Available data
+ + + + +

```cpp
void DecisionCache::addCachedDecision(const BatchExecuteRequest& req,
                                      const SchedulingDecision& decision)
{
    std::lock_guard<std::mutex> lock(mx);
    cache[keyOf(req)] = std::make_shared<SchedulingDecision>(decision);
}

void DecisionCache::clear()
{
    std::lock_guard<std::mutex> lock(mx);
    cache.clear();
}

size_t DecisionCache::size()
{
    std::lock_guard<std::mutex> lock(mx);
    return cache.size();
}


static std::shared_ptr<BatchScheduler> currentScheduler;
static std::string currentMode;
static std::mutex schedulerMx;

std::shared_ptr<BatchScheduler> getBatchScheduler()
{
    std::lock_guard<std::mutex> lock(schedulerMx);
    if (currentScheduler != nullptr) {
        return currentScheduler;
    }
    currentMode = getSystemConfig().batchSchedulerMode;
    if (currentMode == "bin-pack") {
        currentScheduler = std::make_shared<BinPackScheduler>();
    } else if (currentMode == "compact") {
        currentScheduler = std::make_shared<CompactScheduler>();
    } else if (currentMode == "spot") {
        currentScheduler = std::make_shared<SpotScheduler>();
    } else {
        throw FaabricException("unrecognised batch scheduler mode: " +
                               currentMode);
    }
    return currentScheduler;
}

void resetBatchScheduler()
{
    std::lock_guard<std::mutex> lock(schedulerMx);
    currentScheduler = nullptr;
}

void resetBatchScheduler(const std::string& newMode)
{
    {
        std::lock_guard<std::mutex> lock(schedulerMx);
        currentScheduler = nullptr;
        getSystemConfig().batchSchedulerMode = newMode;
    }
    getBatchScheduler();
}

std::string getBatchSchedulerMode()
{
    getBatchScheduler();
    std::lock_guard<std::mutex> lock(schedulerMx);
    return currentMode;
}

}
```

### cpp/src/executor.cpp

```cpp
#include "faabricamd/executor.h"
#include "faabricamd/utilextras.h"
#include "faabricamd/mpi.h"
#include "faabricamd/ops.h"
#include "faabricamd/planner.h"

#include <hip/hip_runtime.h>
#include "faabricamd/snapshot.h"
#include "faabricamd/util.h"

#include <algorithm>
#include <cstring>

namespace faabricamd {

void resultBatcherEnqueue(std::shared_ptr<Message> msg);


static thread_local std::shared_ptr<ExecutorContext> currentContext;

bool ExecutorContext::isSet()
{
    return currentContext != nullptr;
}

void ExecutorContext::set(Executor* executor,
                          std::shared_ptr<BatchExecuteRequest> req,
                          int msgIdx)
{
    auto ctx = std::make_shared<ExecutorContext>();
    ctx->executor = executor;
    ctx->req = std::move(req);
    ctx->msgIdx = msgIdx;
    currentContext = ctx;
}

void ExecutorContext::unset()
{
    currentContext = nullptr;
}

ExecutorContext& ExecutorContext::get()
{
    if (!currentContext) {
        throw FaabricException("no executor context set");
    }
    return *currentContext;
}

Message& ExecutorContext::getMsg()
{
    return req->messages.at(msgIdx);
}


FunctionRegistry& FunctionRegistry::get()
{
    static FunctionRegistry reg;
    return reg;
}

void FunctionRegistry::registerFunction(const std::string& user,
                                        const std::string& function,
                                        FaabricFunction fn)
{
    std::lock_guard<std::mutex> lock(mx);
    functions[user + "/" + function] = std::move(fn);
}

FaabricFunction* FunctionRegistry::getFunction(const std::string& user,
                                               const std::string& function)
{
    std::lock_guard<std::mutex> lock(mx);
    auto it = functions.find(user + "/" + function);
    return it == functions.end() ? nullptr : &it->second;
}

void FunctionRegistry::clear()
{
    std::lock_guard<std::mutex> lock(mx);
    functions.clear();
}


Executor::Executor(Message& msg)
  : id(funcToString(msg.user, msg.function, 0) + "_" +
       std::to_string(generateGid()))
  , boundMsg(msg)
{
    threadPoolSize = std::min(getUsableCores(), 64);
    threadTaskQueues.resize(threadPoolSize);
    for (auto& q : threadTaskQueues) {
        q = std::make_shared<Queue<ExecutorTask>>();
    }
    threadPoolThreads.resize(threadPoolSize);
    lastExecMs = getGlobalClockEpochMillis();
}

void Executor::cleanupForkSnapshot()
{
    if (lastForkSnapshotKey.empty()) {
        return;
    }
    DeviceSnapshotRegistry::get().deleteSnapshot(lastForkSnapshotKey);
    SnapshotRegistry::get().deleteSnapshot(lastForkSnapshotKey);
    for (const auto& host : lastForkRemoteHosts) {
        try {
            getSnapshotClient(host)->deleteSnapshot(lastForkSnapshotKey);
        } catch (const std::exception& e) {
            FAM_DEBUG("remote fork-snapshot delete failed: %s", e.what());
        }
    }
    lastForkSnapshotKey.clear();
    lastForkRemoteHosts.clear();
}

Executor::~Executor()
{
    try {
        cleanupForkSnapshot();
    } catch (...) {
    }
    shutdown();
    if (deviceArena != nullptr) {
        hipFree(deviceArena);
    }
}

void Executor::setDeviceMemorySize(size_t newSize)
{
    if (!gpuAvailable()) {
        throw FaabricException("device arena requires a GPU");
    }
    size_t rounded =
      (newSize + DEVICE_PAGE - 1) / DEVICE_PAGE * DEVICE_PAGE;
    if (rounded <= deviceArenaSize) {
        deviceArenaSize = rounded;
        return;
    }
    int dev = gpuDevice >= 0 ? gpuDevice : 0;
    if (hipSetDevice(dev) != hipSuccess) {
        throw FaabricException("hipSetDevice failed");
    }
    uint8_t* fresh = nullptr;
    if (hipMalloc(&fresh, rounded) != hipSuccess) {
        throw FaabricException("device arena alloc failed");
    }
    hipMemset(fresh, 0, rounded);
    if (deviceArena != nullptr) {
        hipMemcpy(fresh, deviceArena, deviceArenaSize,
                  hipMemcpyDeviceToDevice);
        hipFree(deviceArena);
    }
    deviceArena = fresh;
    deviceArenaSize = rounded;
}

std::pair<uint8_t*, size_t> Executor::getDeviceMemoryView()
{
    return { deviceArena, deviceArenaSize };
}

void Executor::shutdown()
{
    std::lock_guard<std::mutex> lock(threadsMx);
    for (int i = 0; i < threadPoolSize; i++) {
        if (threadPoolThreads[i].joinable()) {
            ExecutorTask stopTask;
            stopTask.stop = true;
            threadTaskQueues[i]->enqueue(stopTask);
        }
    }
    for (auto& t : threadPoolThreads) {
        if (t.joinable()) {
            t.join();
        }
    }
}

long Executor::getMillisSinceLastExec() const
{
    return (long)(getGlobalClockEpochMillis() - lastExecMs.load());
}

bool Executor::tryClaim()
{
    bool expected = false;
    return claimed.compare_exchange_strong(expected, true);
}

void Executor::claim()
{
    claimed.store(true);
}

void Executor::releaseClaim()
{
    claimed.store(false);
}
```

+ + + + +

Work to be completed
Spot every line in the entries that includes the word "claimed", and copy each one out.

Answer to the exercise
    return claimed.compare_exchange_strong(expected, true);
    claimed.store(true);
    claimed.store(false);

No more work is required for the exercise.